The future of birth control: Every male contraceptive currently in development
The times they are a changing
It’s been a weird and underwhelming year for the future of contraception, and I don’t want to say, well that’s mens’ fault, but come on it kind of is men’s fault.
Despite scientific advances that said we could have a male contraceptive as early as 2021, the side effects of the trial – the same contraceptive side-effects women have been experiencing for decades – meant that it was abandoned. A survey this year from Anglia Ruskin university found that up to 50 per cent of women wouldn’t trust men to take a male contraceptive pill even if they were willing to do so.
But it’s worth remembering that hormonal contraception was originally intended to be for men, all the way back in the 1950’s, before the side effects put them off. And in a poll by babe, 80 per cent of men told us that they would be willing to try it. So hope isn’t lost just yet. And there are still studies and trials ongoing. So here’s what the future of male contraception might look like:
German company Bimek SLV has developed a male contraceptive implant, ominously referred to as a “valve”, which was trialled this year and promises to be available in 2018. The valve, which is hormone-free, lasts an entire lifetime and is “100 per cent vegan” is opened and closed by a switch inserted under the skin of the scrotum (easy access I guess), blocking the flow of sperm to the testicles.
I bet you winced, didn’t you.
The ‘clean sheets pill’
This is probably the most extreme of all the options currently being developed: the clean sheets pill works by literally stopping men producing any semen during sex. Essentially, you just don’t come, although you still get to experience the sensation of having an orgasm. Developed by scientists at Oxford University, the pill is taken two to three hours before sex and lasts for 16-24 hours.
A site espousing the benefits of the pill, especially in reducing the risk of contracting HIV for gay men (and as the name suggests, for keeping everything very clean), says: “The fluids remain where they are and are re-absorbed by the body naturally without concern for retrograde ejaculation into the bladder.”

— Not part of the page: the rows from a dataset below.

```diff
+def competitor(ref, read, clip_lt, clip_rt, budget):
+    N, L = len(ref), len(read)
+    for o1 in range(-MAX_LOSS, N - L + MAX_LOSS + 1):
+        for g in range(1, budget):
+            for kind, o2, cost in (("D", o1 + g, g + 2), ("I", o1 - g, 2 * g + 2)):
+                if cost > budget:
+                    continue
+                for a in range(CLIP_BUDGET + 1):
+                    if a > clip_lt or a + o1 < 0:
+                        continue
+                    for k in range(CLIP_BUDGET + 1):
+                        b = L - k
+                        if a + k + cost > budget or k > clip_rt or b < 1 or b + o2 > N:
+                            continue
+                        P = prefix_reach(ref, read, o1, a)
+                        Q = suffix_start(ref, read, o2, b)
+                        if kind == "D":
+                            ok = max(a, 1, Q - 1) <= min(P, b)
+                        else:
+                            ok = max(a, 1 - o1, Q - 1 - g) <= min(P, b - g)
+                        if ok:
+                            return True
+    return False
```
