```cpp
template <int M, bool LDS, int OT, bool WT, bool DUP, int XO, int SP, bool POL = false, int LN = 1>
__global__ void __launch_bounds__(256) k_multi_step(int32_t *const state_, const int32_t *const actions_,
                                                    int32_t *const comm_, int64_t *const metrics_,
                                                    const int32_t n_, const int32_t block_,
                                                    const void *const ego_src_, const void *const alt_src_,
                                                    const MultiArgs p) {
  static_assert(SP == 1 || SP == 2 || SP == 4, "waves per 64 envs");
  static_assert(SP != 2 || !POL, "the fused policies need the four-wave split");
  static_assert(SP == 1 || !LDS, "the split launch reads the tables from global memory");
  static_assert(LN == 1 || (SP == 4 && XO == 0 && !POL), "lanes per env: the plain four-way split only");
  OC_TL_BEGIN();
#ifdef OC_SPECIALIZED
  const MultiArgs &pk = p;
#else
  struct KernArgs { int32_t *a; const int32_t *b; int32_t *c; int64_t *d; int32_t n, blk; const void *e, *f; MultiArgs p; };
  [[maybe_unused]] const MultiArgs &pk = *reinterpret_cast<const MultiArgs *>(
      reinterpret_cast<const char *>((const void *)__builtin_amdgcn_kernarg_segment_ptr()) + offsetof(KernArgs, p));
#endif
#define OC_BODY(duty) multi_step_body<M, LDS, OT, WT, DUP, XO, (duty), true, POL, LN>(state_, actions_, comm_, metrics_, n_, block_, ego_src_, alt_src_, pk)
  if constexpr (SP == 1) {
    multi_step_body<M, LDS, OT, WT, DUP, XO, DUTY_ALL, false, POL>(state_, actions_, comm_, metrics_, n_, block_, ego_src_, alt_src_, p);
  } else {
    const int role = __builtin_amdgcn_readfirstlane((int)threadIdx.x >> 6);
    if constexpr (SP == 2) {
      if (role == 0) OC_BODY(DUTY_STATE | DUTY_OBS0);
      else OC_BODY(DUTY_SHAPE | DUTY_OBS1);
    } else {
      if (role == 0) OC_BODY(DUTY_OBS0);
      else if (role == 1) OC_BODY(DUTY_OBS1);
      else if (role == 2) OC_BODY(DUTY_STATE);
      else OC_BODY(DUTY_SHAPE);
    }
  }
#undef OC_BODY
  OC_TL_END(p.timeline, p.timeline_stride, LN);
}

}
```

Baseline: 1.620 billion.

## Split shaping work across lane halves, one agent per lane

```diff
diff --git a/gym-comm_amd/csrc/oc_step_device.h b/gym-comm_amd/csrc/oc_step_device.h
--- a/gym-comm_amd/csrc/oc_step_device.h
+++ b/gym-comm_amd/csrc/oc_step_device.h
@@ -312,6 +312,7 @@
   int completed;
   int del_has[MAX_DELS], del_p[MAX_DELS];
   int chop_p[3];
+  P part;
 };
 
 template <int M>
@@ -550,12 +551,12 @@
   OC_STAMP(6);
 }
 
-template <int A, int M, bool DUP, int PM, bool FLAT>
+template <int A, int M, bool DUP, int PM, bool FLAT, int SB = (A < 2 ? A : 2)>
 __device__ __forceinline__ void env_step(const Hdr &L, const RunCfg &R, const uint8_t *__restrict__ dist,
                                          const uint32_t *__restrict__ probe,
                                          Env<A, M, DUP> &e, const int (&act_in)[A], int &reward, int &done, P &done_p,
-                                         int &success, ShapeIn<(A < 2 ? A : 2)> &sin,
-                                         ShapeLoads<(A < 2 ? A : 2)> &sld OC_STAMP_PARAM) {
+                                         int &success, ShapeIn<SB> &sin,
+                                         ShapeLoads<SB> &sld OC_STAMP_PARAM) {
   const int W = L.W(), H = L.H();
   const auto pb = [](int w, unsigned k) -> P {
     if constexpr (PM == 2 && FLAT) return __builtin_amdgcn_sbfe(w, k, 1u);
@@ -718,9 +719,14 @@
     e.mctr -= do_merge;
   }
 
-  constexpr int B = A < 2 ? A : 2;
-#pragma unroll
-  for (int b = 0; b < B; b++) sin.ap[b] = e.ap[b];
+  constexpr int B = SB;
+  static_assert(SB == (A < 2 ? A : 2) || (SB == 1 && A >= 2), "sim agents per lane");
+  if constexpr (SB == 1 && A >= 2) {
+    sin.ap[0] = sel(sin.part, e.ap[1], e.ap[0]);
+  } else {
+#pragma unroll
+    for (int b = 0; b < B; b++) sin.ap[b] = e.ap[b];
+  }
   if constexpr (DUP) {
 #pragma unroll
     for (int f = 0; f < 3; f++) {
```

I feel squeamish, personally.
Although the press around the hormonal injection wasn’t all great – the sad, acne-ridden men who decided to stop the trial tended to be what we focused on – it wasn’t all bad. It was found to be 96 per cent effective, around the same as the female contraceptive pill, and one of the researchers who led the trial said: “It is noteworthy that 75 per cent of the men who took part in the trial would be willing to use this method of contraception again.
“So perhaps the side-effects weren’t all that bad after all.”
The remote control
Remain calm but THE FUTURE IS NOW. Stylist reports that researchers are working on a contraceptive microchip that can be inserted under the skin and deliver a daily dose of hormonal birth control when the user presses a button on an accompanying remote control.
The temporary vasectomy
A vasectomy has always been thought of as the last-ditch, permanent option for men, but American company Vasalgel has developed a reversible option. This involves a gel being injected into the vas deferens – fancy name for bit that carries sperm from the testicles – which forms a barrier to stop sperm getting through. Then if the man changes his mind at any point over the following months or years, he can have another injection (great) which flushes the gel out.